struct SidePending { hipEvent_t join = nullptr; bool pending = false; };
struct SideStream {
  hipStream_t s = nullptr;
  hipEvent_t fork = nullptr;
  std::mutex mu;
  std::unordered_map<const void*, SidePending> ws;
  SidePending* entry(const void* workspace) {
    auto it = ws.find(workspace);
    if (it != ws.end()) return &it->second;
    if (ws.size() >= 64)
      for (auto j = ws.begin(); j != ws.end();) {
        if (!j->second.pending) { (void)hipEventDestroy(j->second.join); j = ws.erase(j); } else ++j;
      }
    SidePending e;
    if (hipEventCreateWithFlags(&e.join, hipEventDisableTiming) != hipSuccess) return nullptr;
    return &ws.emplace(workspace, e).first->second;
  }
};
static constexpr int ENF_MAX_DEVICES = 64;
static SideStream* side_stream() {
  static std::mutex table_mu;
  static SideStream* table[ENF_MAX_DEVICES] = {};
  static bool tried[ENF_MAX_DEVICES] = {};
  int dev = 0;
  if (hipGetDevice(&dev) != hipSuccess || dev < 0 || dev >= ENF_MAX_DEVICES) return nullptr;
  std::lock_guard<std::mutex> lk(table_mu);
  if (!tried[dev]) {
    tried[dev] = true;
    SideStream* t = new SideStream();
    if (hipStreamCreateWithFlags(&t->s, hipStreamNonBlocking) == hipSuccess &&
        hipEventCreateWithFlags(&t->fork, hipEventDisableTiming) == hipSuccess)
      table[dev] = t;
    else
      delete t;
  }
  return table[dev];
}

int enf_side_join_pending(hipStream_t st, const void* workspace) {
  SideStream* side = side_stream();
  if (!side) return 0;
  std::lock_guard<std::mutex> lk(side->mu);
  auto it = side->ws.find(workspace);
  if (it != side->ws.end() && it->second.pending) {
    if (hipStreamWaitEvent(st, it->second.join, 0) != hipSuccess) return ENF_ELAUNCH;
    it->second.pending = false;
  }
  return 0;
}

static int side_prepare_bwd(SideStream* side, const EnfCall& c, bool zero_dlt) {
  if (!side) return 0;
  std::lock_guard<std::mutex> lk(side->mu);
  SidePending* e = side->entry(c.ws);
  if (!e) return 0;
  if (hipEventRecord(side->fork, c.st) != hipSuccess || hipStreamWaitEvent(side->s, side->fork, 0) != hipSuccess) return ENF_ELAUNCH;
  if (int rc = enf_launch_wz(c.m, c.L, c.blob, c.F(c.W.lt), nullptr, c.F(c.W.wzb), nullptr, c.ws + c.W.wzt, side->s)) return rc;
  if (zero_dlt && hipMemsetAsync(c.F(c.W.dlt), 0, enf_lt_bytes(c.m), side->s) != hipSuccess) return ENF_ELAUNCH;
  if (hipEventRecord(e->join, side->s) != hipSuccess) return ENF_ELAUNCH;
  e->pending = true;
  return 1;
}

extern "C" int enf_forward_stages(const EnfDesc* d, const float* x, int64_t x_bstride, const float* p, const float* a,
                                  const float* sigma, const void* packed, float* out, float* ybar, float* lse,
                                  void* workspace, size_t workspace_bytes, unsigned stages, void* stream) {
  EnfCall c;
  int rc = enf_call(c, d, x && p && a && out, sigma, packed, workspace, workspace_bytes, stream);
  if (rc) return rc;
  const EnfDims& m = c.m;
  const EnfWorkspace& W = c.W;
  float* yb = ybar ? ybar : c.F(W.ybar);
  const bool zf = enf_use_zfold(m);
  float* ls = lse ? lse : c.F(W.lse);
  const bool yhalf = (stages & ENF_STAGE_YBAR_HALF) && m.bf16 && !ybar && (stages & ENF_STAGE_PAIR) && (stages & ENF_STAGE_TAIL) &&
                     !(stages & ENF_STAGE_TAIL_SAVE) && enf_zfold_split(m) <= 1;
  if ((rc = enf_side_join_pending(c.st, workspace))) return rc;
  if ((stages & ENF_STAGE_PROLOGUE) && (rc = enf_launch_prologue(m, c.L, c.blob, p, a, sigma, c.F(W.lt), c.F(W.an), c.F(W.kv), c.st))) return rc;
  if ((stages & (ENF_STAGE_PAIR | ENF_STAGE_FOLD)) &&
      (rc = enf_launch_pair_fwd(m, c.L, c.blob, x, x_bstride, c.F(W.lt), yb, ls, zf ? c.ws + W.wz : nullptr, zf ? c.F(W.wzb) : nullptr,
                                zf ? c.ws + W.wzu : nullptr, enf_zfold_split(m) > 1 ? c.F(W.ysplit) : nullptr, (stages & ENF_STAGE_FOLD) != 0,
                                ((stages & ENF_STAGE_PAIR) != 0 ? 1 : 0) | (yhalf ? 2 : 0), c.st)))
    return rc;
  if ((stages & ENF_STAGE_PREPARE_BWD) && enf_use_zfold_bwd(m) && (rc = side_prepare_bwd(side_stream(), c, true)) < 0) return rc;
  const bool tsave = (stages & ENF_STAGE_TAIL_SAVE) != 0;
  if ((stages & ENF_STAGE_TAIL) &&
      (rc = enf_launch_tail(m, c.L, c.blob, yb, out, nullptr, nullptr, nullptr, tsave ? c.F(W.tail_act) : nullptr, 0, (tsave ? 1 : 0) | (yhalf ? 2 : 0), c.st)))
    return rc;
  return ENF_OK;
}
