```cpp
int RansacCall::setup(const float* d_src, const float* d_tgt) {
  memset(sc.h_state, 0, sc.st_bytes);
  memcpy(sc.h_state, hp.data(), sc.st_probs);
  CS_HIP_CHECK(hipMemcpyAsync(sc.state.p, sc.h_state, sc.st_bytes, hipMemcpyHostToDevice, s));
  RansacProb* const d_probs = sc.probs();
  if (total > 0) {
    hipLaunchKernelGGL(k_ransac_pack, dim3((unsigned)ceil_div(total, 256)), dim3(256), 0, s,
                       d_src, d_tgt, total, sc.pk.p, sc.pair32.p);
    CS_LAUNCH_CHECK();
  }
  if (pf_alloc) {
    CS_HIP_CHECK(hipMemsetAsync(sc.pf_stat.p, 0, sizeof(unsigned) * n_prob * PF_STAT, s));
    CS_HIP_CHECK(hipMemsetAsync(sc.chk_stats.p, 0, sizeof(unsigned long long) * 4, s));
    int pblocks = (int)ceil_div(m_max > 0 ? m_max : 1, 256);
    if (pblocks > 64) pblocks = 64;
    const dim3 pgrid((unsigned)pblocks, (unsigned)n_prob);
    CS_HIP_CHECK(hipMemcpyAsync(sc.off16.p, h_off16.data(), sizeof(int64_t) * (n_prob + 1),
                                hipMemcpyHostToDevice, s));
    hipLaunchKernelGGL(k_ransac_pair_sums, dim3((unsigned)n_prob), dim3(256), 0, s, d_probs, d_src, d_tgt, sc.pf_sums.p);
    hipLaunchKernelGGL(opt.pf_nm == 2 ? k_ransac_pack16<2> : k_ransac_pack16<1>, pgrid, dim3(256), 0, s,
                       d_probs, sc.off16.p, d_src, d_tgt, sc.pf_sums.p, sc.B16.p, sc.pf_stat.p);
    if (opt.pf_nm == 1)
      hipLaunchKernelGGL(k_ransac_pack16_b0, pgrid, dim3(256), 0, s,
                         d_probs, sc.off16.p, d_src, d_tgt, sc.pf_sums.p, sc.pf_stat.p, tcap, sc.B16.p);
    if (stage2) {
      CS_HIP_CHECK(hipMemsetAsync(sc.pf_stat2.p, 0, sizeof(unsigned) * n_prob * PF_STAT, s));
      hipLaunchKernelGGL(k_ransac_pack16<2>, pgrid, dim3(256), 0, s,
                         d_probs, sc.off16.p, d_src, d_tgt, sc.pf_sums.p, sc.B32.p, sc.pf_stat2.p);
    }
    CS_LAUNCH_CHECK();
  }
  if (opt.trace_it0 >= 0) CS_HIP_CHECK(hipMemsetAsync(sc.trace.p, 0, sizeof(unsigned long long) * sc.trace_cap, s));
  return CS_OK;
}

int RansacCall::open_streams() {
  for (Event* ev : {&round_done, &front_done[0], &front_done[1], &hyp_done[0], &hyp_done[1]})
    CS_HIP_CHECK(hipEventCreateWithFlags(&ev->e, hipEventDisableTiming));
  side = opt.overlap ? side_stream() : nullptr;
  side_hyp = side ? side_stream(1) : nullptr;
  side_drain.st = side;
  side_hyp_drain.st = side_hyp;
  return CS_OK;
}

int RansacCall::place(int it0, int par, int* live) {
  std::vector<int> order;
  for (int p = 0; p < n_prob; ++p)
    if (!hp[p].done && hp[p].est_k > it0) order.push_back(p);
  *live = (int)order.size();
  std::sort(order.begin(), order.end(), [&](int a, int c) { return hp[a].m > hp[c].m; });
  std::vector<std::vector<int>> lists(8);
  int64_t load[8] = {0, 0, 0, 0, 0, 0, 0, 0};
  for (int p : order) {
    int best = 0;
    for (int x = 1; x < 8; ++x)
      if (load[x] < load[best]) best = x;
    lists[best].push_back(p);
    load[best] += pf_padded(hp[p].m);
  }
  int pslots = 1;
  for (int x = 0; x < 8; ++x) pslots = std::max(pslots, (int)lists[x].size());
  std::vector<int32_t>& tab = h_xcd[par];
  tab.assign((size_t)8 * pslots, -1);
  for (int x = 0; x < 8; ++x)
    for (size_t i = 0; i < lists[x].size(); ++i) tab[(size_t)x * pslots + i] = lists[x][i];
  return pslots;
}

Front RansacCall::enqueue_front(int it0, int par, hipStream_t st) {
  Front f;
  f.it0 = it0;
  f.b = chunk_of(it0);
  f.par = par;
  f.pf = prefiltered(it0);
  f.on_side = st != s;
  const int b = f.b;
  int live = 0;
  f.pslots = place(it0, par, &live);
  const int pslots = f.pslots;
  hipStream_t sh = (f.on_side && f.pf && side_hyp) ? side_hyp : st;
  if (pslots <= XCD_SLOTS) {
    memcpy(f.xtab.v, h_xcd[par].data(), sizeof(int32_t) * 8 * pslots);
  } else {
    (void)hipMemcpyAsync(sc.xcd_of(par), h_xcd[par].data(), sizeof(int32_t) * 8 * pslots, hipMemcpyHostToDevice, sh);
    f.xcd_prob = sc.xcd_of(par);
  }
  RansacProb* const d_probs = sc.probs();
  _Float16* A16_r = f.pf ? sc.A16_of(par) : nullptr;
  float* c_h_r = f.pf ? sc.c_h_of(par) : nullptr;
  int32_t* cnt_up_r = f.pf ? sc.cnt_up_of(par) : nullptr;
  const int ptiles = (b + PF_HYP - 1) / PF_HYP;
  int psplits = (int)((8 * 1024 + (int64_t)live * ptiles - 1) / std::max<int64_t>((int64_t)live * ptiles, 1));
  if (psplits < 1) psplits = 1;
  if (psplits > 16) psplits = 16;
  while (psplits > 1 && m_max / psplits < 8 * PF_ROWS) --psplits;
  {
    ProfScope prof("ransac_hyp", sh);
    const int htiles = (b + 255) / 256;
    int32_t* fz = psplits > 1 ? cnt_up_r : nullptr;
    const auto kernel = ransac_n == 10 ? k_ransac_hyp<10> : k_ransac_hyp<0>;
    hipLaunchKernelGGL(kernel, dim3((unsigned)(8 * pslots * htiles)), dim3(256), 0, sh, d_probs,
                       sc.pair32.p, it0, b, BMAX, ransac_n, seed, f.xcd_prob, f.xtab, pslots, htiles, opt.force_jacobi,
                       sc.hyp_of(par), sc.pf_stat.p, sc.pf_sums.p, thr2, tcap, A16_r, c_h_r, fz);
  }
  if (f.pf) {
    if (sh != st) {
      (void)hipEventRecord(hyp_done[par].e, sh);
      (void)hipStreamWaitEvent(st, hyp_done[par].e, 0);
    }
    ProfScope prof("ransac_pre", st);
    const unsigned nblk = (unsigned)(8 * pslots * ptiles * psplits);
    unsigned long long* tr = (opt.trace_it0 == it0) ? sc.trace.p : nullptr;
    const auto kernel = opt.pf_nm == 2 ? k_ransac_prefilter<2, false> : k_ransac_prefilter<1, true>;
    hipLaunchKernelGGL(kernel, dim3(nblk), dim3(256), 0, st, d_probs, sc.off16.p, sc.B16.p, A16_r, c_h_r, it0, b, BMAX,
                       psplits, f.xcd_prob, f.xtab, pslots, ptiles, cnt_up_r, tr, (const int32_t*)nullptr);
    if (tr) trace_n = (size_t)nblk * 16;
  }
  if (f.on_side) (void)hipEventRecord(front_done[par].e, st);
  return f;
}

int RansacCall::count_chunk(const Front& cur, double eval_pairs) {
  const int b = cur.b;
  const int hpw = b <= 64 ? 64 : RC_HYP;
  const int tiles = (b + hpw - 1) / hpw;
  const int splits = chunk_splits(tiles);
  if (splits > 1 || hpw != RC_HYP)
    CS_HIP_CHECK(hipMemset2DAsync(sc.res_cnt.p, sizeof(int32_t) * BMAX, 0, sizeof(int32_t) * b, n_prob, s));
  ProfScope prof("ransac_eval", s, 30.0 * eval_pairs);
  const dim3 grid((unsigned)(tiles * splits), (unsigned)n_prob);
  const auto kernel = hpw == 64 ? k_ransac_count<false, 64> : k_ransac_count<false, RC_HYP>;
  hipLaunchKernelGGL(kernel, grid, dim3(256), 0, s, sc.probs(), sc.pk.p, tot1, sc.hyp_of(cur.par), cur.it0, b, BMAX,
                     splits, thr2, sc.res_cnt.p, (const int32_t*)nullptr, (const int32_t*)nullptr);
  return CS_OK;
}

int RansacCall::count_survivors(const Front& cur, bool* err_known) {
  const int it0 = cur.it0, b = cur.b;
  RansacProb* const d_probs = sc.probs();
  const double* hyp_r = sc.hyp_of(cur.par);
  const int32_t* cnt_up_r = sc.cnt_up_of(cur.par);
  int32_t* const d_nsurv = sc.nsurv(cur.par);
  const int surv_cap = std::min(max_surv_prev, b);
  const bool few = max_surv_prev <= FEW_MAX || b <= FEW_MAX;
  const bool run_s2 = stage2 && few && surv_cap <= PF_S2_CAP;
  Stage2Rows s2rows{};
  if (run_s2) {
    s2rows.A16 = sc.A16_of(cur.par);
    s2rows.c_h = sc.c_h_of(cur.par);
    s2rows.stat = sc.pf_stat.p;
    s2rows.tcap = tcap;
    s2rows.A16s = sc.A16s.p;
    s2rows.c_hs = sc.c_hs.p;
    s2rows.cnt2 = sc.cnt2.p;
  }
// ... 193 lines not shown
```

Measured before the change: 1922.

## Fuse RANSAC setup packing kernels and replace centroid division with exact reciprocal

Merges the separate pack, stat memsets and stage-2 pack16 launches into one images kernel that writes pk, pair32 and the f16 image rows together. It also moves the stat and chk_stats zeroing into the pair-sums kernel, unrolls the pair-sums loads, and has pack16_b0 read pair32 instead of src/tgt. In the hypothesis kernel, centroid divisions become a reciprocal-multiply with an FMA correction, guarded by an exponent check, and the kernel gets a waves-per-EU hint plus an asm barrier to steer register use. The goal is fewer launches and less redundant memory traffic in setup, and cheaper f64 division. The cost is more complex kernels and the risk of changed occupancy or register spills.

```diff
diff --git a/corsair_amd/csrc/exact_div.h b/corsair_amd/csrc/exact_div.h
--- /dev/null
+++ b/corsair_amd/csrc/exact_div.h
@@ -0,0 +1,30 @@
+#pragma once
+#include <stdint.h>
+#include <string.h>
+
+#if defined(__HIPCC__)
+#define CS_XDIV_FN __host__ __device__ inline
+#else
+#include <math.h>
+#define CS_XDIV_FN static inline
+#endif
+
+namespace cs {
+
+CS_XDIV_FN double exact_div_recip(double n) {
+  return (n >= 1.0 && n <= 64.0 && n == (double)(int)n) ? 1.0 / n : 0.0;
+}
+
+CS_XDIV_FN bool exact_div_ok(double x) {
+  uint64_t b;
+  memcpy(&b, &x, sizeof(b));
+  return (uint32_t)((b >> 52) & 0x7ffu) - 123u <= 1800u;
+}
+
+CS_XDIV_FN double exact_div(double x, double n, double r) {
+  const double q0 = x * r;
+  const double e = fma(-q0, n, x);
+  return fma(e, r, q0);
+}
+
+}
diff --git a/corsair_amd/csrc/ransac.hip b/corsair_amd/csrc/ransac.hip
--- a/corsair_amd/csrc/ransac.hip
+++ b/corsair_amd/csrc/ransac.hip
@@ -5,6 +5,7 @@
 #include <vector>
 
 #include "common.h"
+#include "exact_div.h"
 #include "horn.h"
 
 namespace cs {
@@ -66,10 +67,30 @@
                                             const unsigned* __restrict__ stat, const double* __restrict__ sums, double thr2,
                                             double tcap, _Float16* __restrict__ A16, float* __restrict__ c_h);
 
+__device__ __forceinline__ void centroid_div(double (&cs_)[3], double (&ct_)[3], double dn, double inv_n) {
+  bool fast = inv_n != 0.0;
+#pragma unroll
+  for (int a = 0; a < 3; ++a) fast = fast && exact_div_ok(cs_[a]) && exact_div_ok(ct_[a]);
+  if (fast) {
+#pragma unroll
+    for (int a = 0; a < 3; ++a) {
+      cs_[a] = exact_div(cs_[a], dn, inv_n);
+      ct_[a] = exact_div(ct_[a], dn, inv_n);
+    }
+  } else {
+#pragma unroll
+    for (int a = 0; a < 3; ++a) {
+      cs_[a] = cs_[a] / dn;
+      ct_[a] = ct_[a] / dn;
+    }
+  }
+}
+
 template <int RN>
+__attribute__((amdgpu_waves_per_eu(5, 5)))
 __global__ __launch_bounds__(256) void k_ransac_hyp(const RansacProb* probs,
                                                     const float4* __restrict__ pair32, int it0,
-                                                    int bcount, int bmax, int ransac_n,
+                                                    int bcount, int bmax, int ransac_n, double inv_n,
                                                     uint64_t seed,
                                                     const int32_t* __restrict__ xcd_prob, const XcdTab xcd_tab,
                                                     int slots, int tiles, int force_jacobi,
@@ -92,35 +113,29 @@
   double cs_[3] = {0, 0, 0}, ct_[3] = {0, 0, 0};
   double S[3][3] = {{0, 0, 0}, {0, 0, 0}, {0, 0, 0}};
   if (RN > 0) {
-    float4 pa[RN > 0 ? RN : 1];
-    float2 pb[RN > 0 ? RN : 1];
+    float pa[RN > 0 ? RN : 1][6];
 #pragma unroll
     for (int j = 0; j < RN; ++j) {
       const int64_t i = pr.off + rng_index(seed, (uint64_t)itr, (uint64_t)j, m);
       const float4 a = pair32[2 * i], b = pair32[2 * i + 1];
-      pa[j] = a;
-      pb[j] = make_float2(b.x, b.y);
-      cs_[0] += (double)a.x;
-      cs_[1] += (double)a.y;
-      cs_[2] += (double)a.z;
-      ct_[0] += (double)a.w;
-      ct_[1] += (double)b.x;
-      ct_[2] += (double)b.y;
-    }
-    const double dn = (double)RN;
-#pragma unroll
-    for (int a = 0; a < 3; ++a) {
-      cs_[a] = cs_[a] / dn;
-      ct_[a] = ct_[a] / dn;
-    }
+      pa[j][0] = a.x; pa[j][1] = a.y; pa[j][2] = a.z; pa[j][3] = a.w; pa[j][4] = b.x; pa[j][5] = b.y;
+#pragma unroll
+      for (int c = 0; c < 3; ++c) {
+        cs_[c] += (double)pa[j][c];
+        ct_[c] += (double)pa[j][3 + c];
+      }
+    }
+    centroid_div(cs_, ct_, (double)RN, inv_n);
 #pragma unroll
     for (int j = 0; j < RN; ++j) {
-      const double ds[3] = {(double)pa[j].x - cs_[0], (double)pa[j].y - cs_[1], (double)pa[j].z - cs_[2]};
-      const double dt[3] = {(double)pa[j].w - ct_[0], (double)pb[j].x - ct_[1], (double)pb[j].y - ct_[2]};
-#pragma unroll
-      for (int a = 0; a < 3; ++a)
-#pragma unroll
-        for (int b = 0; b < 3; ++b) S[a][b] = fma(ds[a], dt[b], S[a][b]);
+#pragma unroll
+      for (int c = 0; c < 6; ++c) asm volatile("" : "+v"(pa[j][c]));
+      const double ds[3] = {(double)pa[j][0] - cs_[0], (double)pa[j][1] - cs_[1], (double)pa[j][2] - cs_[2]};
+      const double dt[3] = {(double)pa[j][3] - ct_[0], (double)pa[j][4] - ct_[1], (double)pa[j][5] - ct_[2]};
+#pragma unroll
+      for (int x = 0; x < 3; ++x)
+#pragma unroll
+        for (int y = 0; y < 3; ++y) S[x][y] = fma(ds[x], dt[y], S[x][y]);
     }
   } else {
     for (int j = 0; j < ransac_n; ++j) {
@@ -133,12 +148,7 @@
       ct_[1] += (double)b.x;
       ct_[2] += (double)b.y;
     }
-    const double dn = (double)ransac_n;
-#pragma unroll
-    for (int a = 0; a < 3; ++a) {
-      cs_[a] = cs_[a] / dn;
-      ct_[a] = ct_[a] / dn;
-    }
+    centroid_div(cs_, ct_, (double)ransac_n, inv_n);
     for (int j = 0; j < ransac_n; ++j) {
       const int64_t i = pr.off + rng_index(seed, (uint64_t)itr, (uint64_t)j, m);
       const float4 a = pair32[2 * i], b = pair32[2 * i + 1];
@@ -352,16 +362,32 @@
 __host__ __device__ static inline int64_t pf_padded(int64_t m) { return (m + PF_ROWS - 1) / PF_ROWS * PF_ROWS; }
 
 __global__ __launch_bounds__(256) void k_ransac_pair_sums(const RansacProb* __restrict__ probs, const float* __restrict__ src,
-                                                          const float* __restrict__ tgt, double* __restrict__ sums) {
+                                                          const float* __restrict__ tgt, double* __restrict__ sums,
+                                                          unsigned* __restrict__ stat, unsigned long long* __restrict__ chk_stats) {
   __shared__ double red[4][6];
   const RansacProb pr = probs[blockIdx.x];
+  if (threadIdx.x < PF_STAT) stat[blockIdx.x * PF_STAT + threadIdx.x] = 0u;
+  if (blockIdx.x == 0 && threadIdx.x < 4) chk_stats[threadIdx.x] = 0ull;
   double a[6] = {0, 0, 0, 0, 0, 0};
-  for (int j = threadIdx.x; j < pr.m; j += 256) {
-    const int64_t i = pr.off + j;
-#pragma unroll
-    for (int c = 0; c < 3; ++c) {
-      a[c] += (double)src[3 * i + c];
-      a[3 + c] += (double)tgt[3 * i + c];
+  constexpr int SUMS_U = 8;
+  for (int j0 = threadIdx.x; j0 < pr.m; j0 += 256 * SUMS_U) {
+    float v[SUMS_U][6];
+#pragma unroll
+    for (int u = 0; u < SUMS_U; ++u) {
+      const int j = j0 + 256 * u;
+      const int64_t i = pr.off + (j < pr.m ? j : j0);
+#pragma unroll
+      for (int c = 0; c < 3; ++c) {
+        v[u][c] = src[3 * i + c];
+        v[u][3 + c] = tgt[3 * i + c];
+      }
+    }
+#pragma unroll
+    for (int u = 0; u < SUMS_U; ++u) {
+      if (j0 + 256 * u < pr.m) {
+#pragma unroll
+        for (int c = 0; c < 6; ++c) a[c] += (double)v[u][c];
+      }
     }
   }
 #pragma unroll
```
◆ ◆ ◆
Beginning with the very first line of the material above, give each line again exactly, ending with the line that contains "auto it = ws.find(workspace);".

struct SidePending { hipEvent_t join = nullptr; bool pending = false; };
struct SideStream {
  hipStream_t s = nullptr;
  hipEvent_t fork = nullptr;
  std::mutex mu;
  std::unordered_map<const void*, SidePending> ws;
  SidePending* entry(const void* workspace) {
    auto it = ws.find(workspace);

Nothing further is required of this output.